Starting at the first line of the data below, write out each line exactly until you reach the line containing "float4 acc = bias", and include that line too.

Dataset records →
....

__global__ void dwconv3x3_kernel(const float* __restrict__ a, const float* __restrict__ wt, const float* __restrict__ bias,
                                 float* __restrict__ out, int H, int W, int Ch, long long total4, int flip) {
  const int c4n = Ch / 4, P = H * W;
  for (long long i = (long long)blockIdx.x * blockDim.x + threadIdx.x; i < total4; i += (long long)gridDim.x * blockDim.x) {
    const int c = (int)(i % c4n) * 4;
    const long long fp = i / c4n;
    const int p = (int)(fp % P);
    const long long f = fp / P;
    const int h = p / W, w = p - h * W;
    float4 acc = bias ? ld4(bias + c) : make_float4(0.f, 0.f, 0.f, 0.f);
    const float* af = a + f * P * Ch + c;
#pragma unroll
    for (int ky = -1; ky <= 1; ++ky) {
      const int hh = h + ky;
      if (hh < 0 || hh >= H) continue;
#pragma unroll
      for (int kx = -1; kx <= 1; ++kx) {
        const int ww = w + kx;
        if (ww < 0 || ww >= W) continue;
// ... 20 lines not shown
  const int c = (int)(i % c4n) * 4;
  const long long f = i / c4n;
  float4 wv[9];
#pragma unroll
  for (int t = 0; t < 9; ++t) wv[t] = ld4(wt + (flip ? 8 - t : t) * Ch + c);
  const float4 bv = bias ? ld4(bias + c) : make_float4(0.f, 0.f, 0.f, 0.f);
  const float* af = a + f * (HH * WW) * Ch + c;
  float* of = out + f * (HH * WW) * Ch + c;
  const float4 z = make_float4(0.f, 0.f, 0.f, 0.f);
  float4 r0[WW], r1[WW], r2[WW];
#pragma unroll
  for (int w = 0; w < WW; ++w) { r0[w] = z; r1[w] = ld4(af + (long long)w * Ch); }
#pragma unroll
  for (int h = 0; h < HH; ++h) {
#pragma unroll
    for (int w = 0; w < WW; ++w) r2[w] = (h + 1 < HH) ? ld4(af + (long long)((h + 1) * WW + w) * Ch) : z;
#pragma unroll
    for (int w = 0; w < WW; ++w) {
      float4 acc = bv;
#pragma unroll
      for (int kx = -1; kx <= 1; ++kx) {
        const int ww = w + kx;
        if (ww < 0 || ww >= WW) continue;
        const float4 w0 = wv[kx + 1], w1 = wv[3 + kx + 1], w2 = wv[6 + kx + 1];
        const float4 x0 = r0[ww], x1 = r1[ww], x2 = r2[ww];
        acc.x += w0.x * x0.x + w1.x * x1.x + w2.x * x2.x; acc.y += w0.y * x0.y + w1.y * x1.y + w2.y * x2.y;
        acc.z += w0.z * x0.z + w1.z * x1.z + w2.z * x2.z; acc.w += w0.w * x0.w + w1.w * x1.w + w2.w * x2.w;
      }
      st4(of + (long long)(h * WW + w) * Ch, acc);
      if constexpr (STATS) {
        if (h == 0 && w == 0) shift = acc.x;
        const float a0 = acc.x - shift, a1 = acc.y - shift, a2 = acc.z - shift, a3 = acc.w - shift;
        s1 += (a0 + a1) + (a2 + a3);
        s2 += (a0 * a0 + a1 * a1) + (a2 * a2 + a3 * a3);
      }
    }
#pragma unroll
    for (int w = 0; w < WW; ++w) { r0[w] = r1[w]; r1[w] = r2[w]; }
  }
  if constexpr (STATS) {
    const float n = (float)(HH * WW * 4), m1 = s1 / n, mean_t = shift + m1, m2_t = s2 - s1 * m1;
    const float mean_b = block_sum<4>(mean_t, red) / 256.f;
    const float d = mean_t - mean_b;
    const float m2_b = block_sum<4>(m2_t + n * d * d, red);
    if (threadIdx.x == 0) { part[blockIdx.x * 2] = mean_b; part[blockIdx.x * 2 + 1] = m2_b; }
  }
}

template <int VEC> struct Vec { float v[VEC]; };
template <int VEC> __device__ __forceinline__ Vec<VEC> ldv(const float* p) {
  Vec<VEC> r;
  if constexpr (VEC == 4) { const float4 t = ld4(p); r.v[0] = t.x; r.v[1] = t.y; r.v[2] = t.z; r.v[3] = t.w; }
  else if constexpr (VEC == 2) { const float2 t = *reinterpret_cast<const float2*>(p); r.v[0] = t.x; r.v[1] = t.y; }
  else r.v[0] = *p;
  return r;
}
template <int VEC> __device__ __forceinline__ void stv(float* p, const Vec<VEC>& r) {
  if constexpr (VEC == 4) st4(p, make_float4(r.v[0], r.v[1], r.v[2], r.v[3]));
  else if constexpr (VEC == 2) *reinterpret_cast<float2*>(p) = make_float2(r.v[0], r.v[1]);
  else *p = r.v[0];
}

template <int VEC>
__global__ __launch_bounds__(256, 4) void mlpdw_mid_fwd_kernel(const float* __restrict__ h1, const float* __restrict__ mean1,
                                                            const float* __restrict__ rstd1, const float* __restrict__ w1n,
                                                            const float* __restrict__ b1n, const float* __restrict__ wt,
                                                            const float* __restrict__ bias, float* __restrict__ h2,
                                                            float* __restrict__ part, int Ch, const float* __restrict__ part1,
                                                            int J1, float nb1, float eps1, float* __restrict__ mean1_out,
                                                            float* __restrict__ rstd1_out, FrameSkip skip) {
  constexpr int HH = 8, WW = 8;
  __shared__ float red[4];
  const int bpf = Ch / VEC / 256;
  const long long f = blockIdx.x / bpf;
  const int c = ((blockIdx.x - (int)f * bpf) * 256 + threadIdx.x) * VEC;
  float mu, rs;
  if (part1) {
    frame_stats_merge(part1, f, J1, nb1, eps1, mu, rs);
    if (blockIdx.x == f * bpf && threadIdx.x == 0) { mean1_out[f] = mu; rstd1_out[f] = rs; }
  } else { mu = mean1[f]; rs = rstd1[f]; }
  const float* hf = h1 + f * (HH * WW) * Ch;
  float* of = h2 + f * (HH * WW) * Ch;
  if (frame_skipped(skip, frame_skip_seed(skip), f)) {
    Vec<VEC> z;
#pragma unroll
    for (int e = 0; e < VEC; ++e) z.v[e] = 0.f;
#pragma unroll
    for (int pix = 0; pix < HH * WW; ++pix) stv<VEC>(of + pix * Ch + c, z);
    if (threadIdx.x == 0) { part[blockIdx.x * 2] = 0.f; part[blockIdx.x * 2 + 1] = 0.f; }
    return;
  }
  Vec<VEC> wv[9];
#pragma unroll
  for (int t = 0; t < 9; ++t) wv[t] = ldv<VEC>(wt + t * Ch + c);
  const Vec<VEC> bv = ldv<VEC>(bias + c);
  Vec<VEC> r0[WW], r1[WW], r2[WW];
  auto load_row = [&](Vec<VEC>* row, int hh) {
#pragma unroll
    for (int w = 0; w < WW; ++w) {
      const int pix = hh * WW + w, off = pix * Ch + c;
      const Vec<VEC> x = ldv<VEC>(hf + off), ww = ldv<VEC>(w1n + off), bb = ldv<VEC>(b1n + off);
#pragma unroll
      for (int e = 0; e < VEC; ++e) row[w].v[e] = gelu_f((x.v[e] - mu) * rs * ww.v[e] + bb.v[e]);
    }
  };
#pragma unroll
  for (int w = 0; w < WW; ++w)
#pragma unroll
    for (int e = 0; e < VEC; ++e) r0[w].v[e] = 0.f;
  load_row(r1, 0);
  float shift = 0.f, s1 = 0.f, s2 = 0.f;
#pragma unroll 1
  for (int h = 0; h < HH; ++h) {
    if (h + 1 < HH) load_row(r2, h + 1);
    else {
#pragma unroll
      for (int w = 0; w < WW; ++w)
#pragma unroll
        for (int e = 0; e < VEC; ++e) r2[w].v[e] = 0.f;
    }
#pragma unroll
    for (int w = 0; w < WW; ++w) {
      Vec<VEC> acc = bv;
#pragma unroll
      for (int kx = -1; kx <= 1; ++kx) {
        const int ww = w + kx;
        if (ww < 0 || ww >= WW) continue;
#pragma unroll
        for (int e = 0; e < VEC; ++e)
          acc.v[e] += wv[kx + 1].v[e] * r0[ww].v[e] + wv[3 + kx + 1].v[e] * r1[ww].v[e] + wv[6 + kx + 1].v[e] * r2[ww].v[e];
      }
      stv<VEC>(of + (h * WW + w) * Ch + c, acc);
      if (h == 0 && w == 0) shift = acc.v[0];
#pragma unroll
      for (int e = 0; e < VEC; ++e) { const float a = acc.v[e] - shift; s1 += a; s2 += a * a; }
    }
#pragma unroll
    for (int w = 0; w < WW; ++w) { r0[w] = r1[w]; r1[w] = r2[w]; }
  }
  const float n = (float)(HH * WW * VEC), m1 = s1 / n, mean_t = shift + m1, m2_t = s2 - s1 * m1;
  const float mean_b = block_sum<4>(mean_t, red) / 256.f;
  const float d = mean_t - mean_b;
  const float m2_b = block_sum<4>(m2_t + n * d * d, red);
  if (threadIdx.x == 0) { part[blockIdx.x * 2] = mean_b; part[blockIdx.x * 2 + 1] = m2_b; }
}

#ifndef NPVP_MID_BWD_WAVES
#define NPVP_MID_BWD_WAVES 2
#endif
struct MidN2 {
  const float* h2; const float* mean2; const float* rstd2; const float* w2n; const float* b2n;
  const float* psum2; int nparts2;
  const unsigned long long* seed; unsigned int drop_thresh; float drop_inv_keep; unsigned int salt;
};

....

Result for this task →
__global__ void dwconv3x3_kernel(const float* __restrict__ a, const float* __restrict__ wt, const float* __restrict__ bias,
                                 float* __restrict__ out, int H, int W, int Ch, long long total4, int flip) {
  const int c4n = Ch / 4, P = H * W;
  for (long long i = (long long)blockIdx.x * blockDim.x + threadIdx.x; i < total4; i += (long long)gridDim.x * blockDim.x) {
    const int c = (int)(i % c4n) * 4;
    const long long fp = i / c4n;
    const int p = (int)(fp % P);
    const long long f = fp / P;
    const int h = p / W, w = p - h * W;
    float4 acc = bias ? ld4(bias + c) : make_float4(0.f, 0.f, 0.f, 0.f);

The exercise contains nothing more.